▶

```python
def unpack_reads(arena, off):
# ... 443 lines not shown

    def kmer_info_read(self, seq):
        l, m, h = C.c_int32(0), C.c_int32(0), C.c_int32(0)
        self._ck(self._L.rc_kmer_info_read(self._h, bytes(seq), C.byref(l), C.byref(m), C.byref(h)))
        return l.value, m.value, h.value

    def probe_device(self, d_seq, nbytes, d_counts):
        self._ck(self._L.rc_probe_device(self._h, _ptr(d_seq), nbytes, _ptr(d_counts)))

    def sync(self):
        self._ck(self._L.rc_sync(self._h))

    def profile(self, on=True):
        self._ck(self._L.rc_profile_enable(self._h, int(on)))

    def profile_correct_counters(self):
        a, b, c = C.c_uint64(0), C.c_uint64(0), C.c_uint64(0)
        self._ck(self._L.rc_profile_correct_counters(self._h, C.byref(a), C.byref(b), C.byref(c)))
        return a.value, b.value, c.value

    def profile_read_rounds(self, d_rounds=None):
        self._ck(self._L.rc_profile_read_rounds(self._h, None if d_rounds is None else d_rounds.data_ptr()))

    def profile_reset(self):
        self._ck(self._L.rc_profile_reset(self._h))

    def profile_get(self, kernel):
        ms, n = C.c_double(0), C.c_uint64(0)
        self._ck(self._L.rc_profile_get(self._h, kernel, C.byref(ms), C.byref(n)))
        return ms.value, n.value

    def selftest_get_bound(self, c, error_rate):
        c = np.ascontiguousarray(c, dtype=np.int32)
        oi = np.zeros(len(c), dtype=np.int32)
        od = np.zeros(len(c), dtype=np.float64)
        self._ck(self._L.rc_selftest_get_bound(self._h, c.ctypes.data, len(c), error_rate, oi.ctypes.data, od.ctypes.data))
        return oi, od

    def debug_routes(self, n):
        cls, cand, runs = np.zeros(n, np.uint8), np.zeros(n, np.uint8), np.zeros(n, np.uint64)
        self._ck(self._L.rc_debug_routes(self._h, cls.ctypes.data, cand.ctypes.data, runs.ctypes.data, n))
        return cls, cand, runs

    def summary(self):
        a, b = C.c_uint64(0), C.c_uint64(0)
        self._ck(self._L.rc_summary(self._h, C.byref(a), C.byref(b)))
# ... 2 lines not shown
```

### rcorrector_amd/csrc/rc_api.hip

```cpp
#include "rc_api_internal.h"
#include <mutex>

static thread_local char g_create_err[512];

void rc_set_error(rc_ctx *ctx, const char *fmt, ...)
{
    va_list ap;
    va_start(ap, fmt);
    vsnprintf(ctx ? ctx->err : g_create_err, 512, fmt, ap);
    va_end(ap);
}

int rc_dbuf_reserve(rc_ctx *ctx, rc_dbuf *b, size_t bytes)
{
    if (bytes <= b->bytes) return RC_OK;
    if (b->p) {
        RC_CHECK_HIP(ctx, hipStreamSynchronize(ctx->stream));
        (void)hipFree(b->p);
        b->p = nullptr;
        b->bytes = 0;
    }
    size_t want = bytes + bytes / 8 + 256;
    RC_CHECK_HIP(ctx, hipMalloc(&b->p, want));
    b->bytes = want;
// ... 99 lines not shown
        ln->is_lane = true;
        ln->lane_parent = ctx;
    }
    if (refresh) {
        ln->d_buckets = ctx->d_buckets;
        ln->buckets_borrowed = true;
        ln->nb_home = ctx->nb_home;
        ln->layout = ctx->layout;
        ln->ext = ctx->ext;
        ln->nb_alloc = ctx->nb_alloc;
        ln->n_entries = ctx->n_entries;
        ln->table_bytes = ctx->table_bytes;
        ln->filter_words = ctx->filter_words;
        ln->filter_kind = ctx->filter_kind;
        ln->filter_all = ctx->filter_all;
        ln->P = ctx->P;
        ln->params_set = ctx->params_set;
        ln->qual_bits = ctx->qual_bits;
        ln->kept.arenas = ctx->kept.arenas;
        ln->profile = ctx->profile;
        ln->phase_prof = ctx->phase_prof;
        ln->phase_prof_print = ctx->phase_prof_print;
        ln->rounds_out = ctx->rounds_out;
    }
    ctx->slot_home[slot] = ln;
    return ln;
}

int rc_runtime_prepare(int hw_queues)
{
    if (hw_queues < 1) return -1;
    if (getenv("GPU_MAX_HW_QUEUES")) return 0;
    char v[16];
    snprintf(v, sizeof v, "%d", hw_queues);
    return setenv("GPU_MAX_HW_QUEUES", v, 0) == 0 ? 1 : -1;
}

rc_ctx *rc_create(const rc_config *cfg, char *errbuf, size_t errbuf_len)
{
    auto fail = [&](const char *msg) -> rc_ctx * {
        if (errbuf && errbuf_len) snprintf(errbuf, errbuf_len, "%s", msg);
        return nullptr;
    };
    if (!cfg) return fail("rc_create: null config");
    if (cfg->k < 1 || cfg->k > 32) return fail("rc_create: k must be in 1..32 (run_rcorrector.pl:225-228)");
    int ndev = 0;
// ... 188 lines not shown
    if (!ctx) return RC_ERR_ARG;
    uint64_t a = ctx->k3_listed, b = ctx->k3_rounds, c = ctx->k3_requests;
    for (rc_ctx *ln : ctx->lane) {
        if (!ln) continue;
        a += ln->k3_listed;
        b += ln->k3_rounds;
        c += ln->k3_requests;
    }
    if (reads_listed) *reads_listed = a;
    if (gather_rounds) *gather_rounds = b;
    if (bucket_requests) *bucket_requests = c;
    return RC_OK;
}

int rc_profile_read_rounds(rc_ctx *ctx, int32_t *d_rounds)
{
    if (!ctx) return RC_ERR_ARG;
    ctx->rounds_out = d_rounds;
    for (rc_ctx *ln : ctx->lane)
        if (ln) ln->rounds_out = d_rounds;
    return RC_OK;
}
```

◀

• Required action
Write out every entry again, keeping each line exactly the same.

• Task solution
```python
def unpack_reads(arena, off):
# ... 443 lines not shown

    def kmer_info_read(self, seq):
        l, m, h = C.c_int32(0), C.c_int32(0), C.c_int32(0)
        self._ck(self._L.rc_kmer_info_read(self._h, bytes(seq), C.byref(l), C.byref(m), C.byref(h)))
        return l.value, m.value, h.value

    def probe_device(self, d_seq, nbytes, d_counts):
        self._ck(self._L.rc_probe_device(self._h, _ptr(d_seq), nbytes, _ptr(d_counts)))

    def sync(self):
        self._ck(self._L.rc_sync(self._h))

    def profile(self, on=True):
        self._ck(self._L.rc_profile_enable(self._h, int(on)))

    def profile_correct_counters(self):
        a, b, c = C.c_uint64(0), C.c_uint64(0), C.c_uint64(0)
        self._ck(self._L.rc_profile_correct_counters(self._h, C.byref(a), C.byref(b), C.byref(c)))
        return a.value, b.value, c.value

    def profile_read_rounds(self, d_rounds=None):
        self._ck(self._L.rc_profile_read_rounds(self._h, None if d_rounds is None else d_rounds.data_ptr()))

    def profile_reset(self):
        self._ck(self._L.rc_profile_reset(self._h))

    def profile_get(self, kernel):
        ms, n = C.c_double(0), C.c_uint64(0)
        self._ck(self._L.rc_profile_get(self._h, kernel, C.byref(ms), C.byref(n)))
        return ms.value, n.value

    def selftest_get_bound(self, c, error_rate):
        c = np.ascontiguousarray(c, dtype=np.int32)
        oi = np.zeros(len(c), dtype=np.int32)
        od = np.zeros(len(c), dtype=np.float64)
        self._ck(self._L.rc_selftest_get_bound(self._h, c.ctypes.data, len(c), error_rate, oi.ctypes.data, od.ctypes.data))
        return oi, od

    def debug_routes(self, n):
        cls, cand, runs = np.zeros(n, np.uint8), np.zeros(n, np.uint8), np.zeros(n, np.uint64)
        self._ck(self._L.rc_debug_routes(self._h, cls.ctypes.data, cand.ctypes.data, runs.ctypes.data, n))
        return cls, cand, runs

    def summary(self):
        a, b = C.c_uint64(0), C.c_uint64(0)
        self._ck(self._L.rc_summary(self._h, C.byref(a), C.byref(b)))
# ... 2 lines not shown
```

### rcorrector_amd/csrc/rc_api.hip

```cpp
#include "rc_api_internal.h"
#include <mutex>

static thread_local char g_create_err[512];

void rc_set_error(rc_ctx *ctx, const char *fmt, ...)
{
    va_list ap;
    va_start(ap, fmt);
    vsnprintf(ctx ? ctx->err : g_create_err, 512, fmt, ap);
    va_end(ap);
}

int rc_dbuf_reserve(rc_ctx *ctx, rc_dbuf *b, size_t bytes)
{
    if (bytes <= b->bytes) return RC_OK;
    if (b->p) {
        RC_CHECK_HIP(ctx, hipStreamSynchronize(ctx->stream));
        (void)hipFree(b->p);
        b->p = nullptr;
        b->bytes = 0;
    }
    size_t want = bytes + bytes / 8 + 256;
    RC_CHECK_HIP(ctx, hipMalloc(&b->p, want));
    b->bytes = want;
// ... 99 lines not shown
        ln->is_lane = true;
        ln->lane_parent = ctx;
    }
    if (refresh) {
        ln->d_buckets = ctx->d_buckets;
        ln->buckets_borrowed = true;
        ln->nb_home = ctx->nb_home;
        ln->layout = ctx->layout;
        ln->ext = ctx->ext;
        ln->nb_alloc = ctx->nb_alloc;
        ln->n_entries = ctx->n_entries;
        ln->table_bytes = ctx->table_bytes;
        ln->filter_words = ctx->filter_words;
        ln->filter_kind = ctx->filter_kind;
        ln->filter_all = ctx->filter_all;
        ln->P = ctx->P;
        ln->params_set = ctx->params_set;
        ln->qual_bits = ctx->qual_bits;
        ln->kept.arenas = ctx->kept.arenas;
        ln->profile = ctx->profile;
        ln->phase_prof = ctx->phase_prof;
        ln->phase_prof_print = ctx->phase_prof_print;
        ln->rounds_out = ctx->rounds_out;
    }
    ctx->slot_home[slot] = ln;
    return ln;
}

int rc_runtime_prepare(int hw_queues)
{
    if (hw_queues < 1) return -1;
    if (getenv("GPU_MAX_HW_QUEUES")) return 0;
    char v[16];
    snprintf(v, sizeof v, "%d", hw_queues);
    return setenv("GPU_MAX_HW_QUEUES", v, 0) == 0 ? 1 : -1;
}

rc_ctx *rc_create(const rc_config *cfg, char *errbuf, size_t errbuf_len)
{
    auto fail = [&](const char *msg) -> rc_ctx * {
        if (errbuf && errbuf_len) snprintf(errbuf, errbuf_len, "%s", msg);
        return nullptr;
    };
    if (!cfg) return fail("rc_create: null config");
    if (cfg->k < 1 || cfg->k > 32) return fail("rc_create: k must be in 1..32 (run_rcorrector.pl:225-228)");
    int ndev = 0;
// ... 188 lines not shown
    if (!ctx) return RC_ERR_ARG;
    uint64_t a = ctx->k3_listed, b = ctx->k3_rounds, c = ctx->k3_requests;
    for (rc_ctx *ln : ctx->lane) {
        if (!ln) continue;
        a += ln->k3_listed;
        b += ln->k3_rounds;
        c += ln->k3_requests;
    }
    if (reads_listed) *reads_listed = a;
    if (gather_rounds) *gather_rounds = b;
    if (bucket_requests) *bucket_requests = c;
    return RC_OK;
}

int rc_profile_read_rounds(rc_ctx *ctx, int32_t *d_rounds)
{
    if (!ctx) return RC_ERR_ARG;
    ctx->rounds_out = d_rounds;
    for (rc_ctx *ln : ctx->lane)
        if (ln) ln->rounds_out = d_rounds;
    return RC_OK;
}
```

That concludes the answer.